== ACTIVITY ==
Show each line of the data below that has the string "grown" in it.
Start of STUDY MATERIAL
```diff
+int seq_frame_mask(derp_seq* q, int level, int u, const uint8_t** mask) {
+  derp_ctx* c = q->c;
+  if (!q->opt.use_foreground_masks) {
+    *mask = q->fov.as<uint8_t>();
+    return 0;
+  }
+  const int ku = owned_index(q, u);
+  const int slot = ku >= 0 ? ku : (int)q->owned.size() + halo_index(q, u);
+  const size_t n = npx(c, level);
+  uint8_t* wm = q->winMask.as<uint8_t>() + (size_t)slot * n * c->D;
+  if (q->maskAt[slot] != level) {
+    void* pm;
+    size_t b;
+    TRY(seq_buffer(q, u, level, 1, &pm, &b));
+    hipLaunchKernelGGL(k_and_masks, dim3(flat_grid(n), c->D), dim3(256), 0, c->stream, q->fov.as<uint8_t>(),
+                       (const uint8_t*)pm, c->dst2src.as<int>(), 0, n, wm);
+    KCHECK(c);
+    q->maskAt[slot] = level;
+  }
+  *mask = wm;
+  return 0;
+}
+
+struct SeqFilterLaunch {
+  std::vector<int> outs;
+  std::vector<int> frames;
+  bool afterJoin = false;
+  bool perFrame = false;
+};
+
+int seq_filter_level(derp_seq* q, int level) {
+  derp_ctx* c = q->c;
+  const int W = c->LW[level], H = c->LH[level];
+  const int radius = temporal_space_radius(q, level);
+  const int maxUnion = temporal_frames_max_union(c, radius);
+  std::vector<SeqFilterLaunch> plan;
+  for (int pass = 0; pass < 2; ++pass) {
+    SeqFilterLaunch cur;
+    auto close = [&]() {
+      if (!cur.outs.empty()) {
+        cur.afterJoin = pass == 1;
+        plan.push_back(cur);
+      }
+      cur = SeqFilterLaunch();
+    };
+    for (int k = 0; k < (int)q->owned.size(); ++k) {
+      if (q->filteredAt[k] == level) {
+        continue;
+      }
+      int lo, hi;
+      seq_window(q->owned[k], q->first, q->last, q->opt.time_radius, &lo, &hi);
+      bool allOwned = true;
+      for (int u = lo; allOwned && u <= hi; ++u) {
+        allOwned = owned_index(q, u) >= 0;
+      }
+      if (allOwned != (pass == 0)) {
+        continue;
+      }
+      if (hi - lo + 1 > maxUnion) {
+        close();
+        cur.outs.push_back(k);
+        for (int u = lo; u <= hi; ++u) {
+          cur.frames.push_back(u);
+        }
+        cur.perFrame = true;
+        close();
+        continue;
+      }
+      std::vector<int> grown = cur.frames;
+      for (int u = lo; u <= hi; ++u) {
+        if (grown.empty() || grown.back() < u) {
+          grown.push_back(u);
+        }
+      }
+      if ((int)cur.outs.size() >= c->temporalChunk || (int)grown.size() > maxUnion) {
+        close();
+        grown.clear();
+        for (int u = lo; u <= hi; ++u) {
+          grown.push_back(u);
+        }
+      }
+      cur.outs.push_back(k);
+      cur.frames = grown;
+    }
+    close();
+  }
+  std::vector<char> sent(q->owned.size(), 0);
+  for (const derp_seq_transfer& tr : q->plan) {
+    const int k = tr.from_rank == q->rank ? owned_index(q, tr.frame) : -1;
+    if (k >= 0) {
+      sent[k] = 1;
+    }
+  }
+  bool joined = false;
+  for (size_t i = 0; i < plan.size(); ++i) {
+    const SeqFilterLaunch& L = plan[i];
+    if (L.afterJoin && !joined) {
+      TRY(seq_join_exchange(q));
+      joined = true;
+    }
+    if (L.perFrame) {
+      TRY(seq_filter_frame(q, level, L.outs[0]));
+      continue;
+    }
+    const int nf = (int)L.frames.size(), no = (int)L.outs.size();
+    std::vector<const void*> wg(nf);
+    std::vector<const float*> wi(nf);
+    std::vector<const uint8_t*> wmk(nf);
+    for (int f = 0; f < nf; ++f) {
+      void *pc, *pd;
+      size_t b;
+      TRY(seq_buffer(q, L.frames[f], level, 0, &pc, &b));
+      TRY(seq_buffer(q, L.frames[f], level, 2, &pd, &b));
+      TRY(seq_frame_mask(q, level, L.frames[f], &wmk[f]));
+      wg[f] = pc;
+      wi[f] = reinterpret_cast<const float*>(pd);
+    }
+    std::vector<int> self(no), wlo(no), whi(no);
+    std::vector<float*> out(no);
+    for (int o = 0; o < no; ++o) {
+      const int k = L.outs[o], t = q->owned[k];
+      int lo, hi;
+      seq_window(t, q->first, q->last, q->opt.time_radius, &lo, &hi);
+      const auto at = [&](int u) { return (int)(std::lower_bound(L.frames.begin(), L.frames.end(), u) - L.frames.begin()); };
+      self[o] = at(t);
+      wlo[o] = at(lo);
+      whi[o] = at(hi);
+      bool readLater = !joined && sent[k];
+      for (size_t j = i + 1; !readLater && j < plan.size(); ++j) {
+        readLater = std::binary_search(plan[j].frames.begin(), plan[j].frames.end(), t);
+      }
+      if (readLater) {
+        TRY(seq_scratch(q, k));
+        out[o] = q->filtered[k].as<float>();
+      } else {
+        out[o] = c->frames[k].disp[level].as<float>();
+      }
+      q->inPlace[k] = !readLater;
+    }
+    TRY(temporal_frames_launch(c, wg.data(), wi.data(), wmk.data(), nf, self.data(), wlo.data(), whi.data(), out.data(), no, W, H,
+                               c->D, q->opt.sigma, radius, q->opt.weight_b, q->opt.weight_g, q->opt.weight_b,
+                               c->dst2src.as<int>()));
+    for (int k : L.outs) {
+      q->filteredAt[k] = level;
+      if (q->inPlace[k]) {
+        q->computedAt[k] = -1;
+      }
+      HIPCHK(c, hipEventRecord(q->filteredEv[k], c->stream));
+    }
+  }
+  if (!joined) {
+    TRY(seq_join_exchange(q));
+  }
   return 0;
 }
 }
@@ -1329,7 +1499,8 @@
   HIPCHK(c, hipSetDevice(c->device));
   const size_t n = npx(c, level);
   HIPCHK(c, hipStreamWaitEvent(c->copyStream, q->filteredEv[k], 0));
-  HIPCHK(c, hipMemcpyAsync(out, q->filtered[k].as<float>() + (size_t)std::max(d, 0) * n, (d < 0 ? c->D : 1) * n * sizeof(float),
+  const float* held = q->inPlace[k] ? c->frames[k].disp[level].as<float>() : q->filtered[k].as<float>();
+  HIPCHK(c, hipMemcpyAsync(out, held + (size_t)std::max(d, 0) * n, (d < 0 ? c->D : 1) * n * sizeof(float),
                            hipMemcpyDeviceToHost, c->copyStream));
   HIPCHK(c, hipStreamSynchronize(c->copyStream));
   return 0;
@@ -1363,28 +1534,13 @@
     q->levelReady = -1;
     return 0;
   }
-  for (int pass = 0; pass < 2; ++pass) {
-    if (pass == 1) {
-      TRY(seq_join_exchange(q));
-    }
-    for (int k = 0; k < (int)q->owned.size(); ++k) {
-      if (q->filteredAt[k] == level) {
-        continue;
-      }
-      int lo, hi;
-      seq_window(q->owned[k], q->first, q->last, q->opt.time_radius, &lo, &hi);
-      bool allOwned = true;
-      for (int u = lo; allOwned && u <= hi; ++u) {
-        allOwned = owned_index(q, u) >= 0;
-      }
-      if (pass == 1 || allOwned) {
-        TRY(seq_filter_frame(q, level, k));
-      }
-    }
-  }
+  std::fill(q->maskAt.begin(), q->maskAt.end(), -1);
+  TRY(seq_filter_level(q, level));
   for (int k = 0; k < (int)q->owned.size(); ++k) {
-    HIPCHK(c, hipMemcpyAsync(c->frames[k].disp[level].p, q->filtered[k].p, n * c->D * sizeof(float), hipMemcpyDeviceToDevice,
-                             c->stream));
+    if (!q->inPlace[k]) {
+      HIPCHK(c, hipMemcpyAsync(c->frames[k].disp[level].p, q->filtered[k].p, n * c->D * sizeof(float), hipMemcpyDeviceToDevice,
+                               c->stream));
+    }
     q->computedAt[k] = -1;
   }
   q->levelReady = -1;
```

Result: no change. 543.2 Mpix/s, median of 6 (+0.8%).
End of STUDY MATERIAL
== OUTPUT FOR THIS TASK ==
+      std::vector<int> grown = cur.frames;
+        if (grown.empty() || grown.back() < u) {
+          grown.push_back(u);
+      if ((int)cur.outs.size() >= c->temporalChunk || (int)grown.size() > maxUnion) {
+        grown.clear();
+          grown.push_back(u);
+      cur.frames = grown;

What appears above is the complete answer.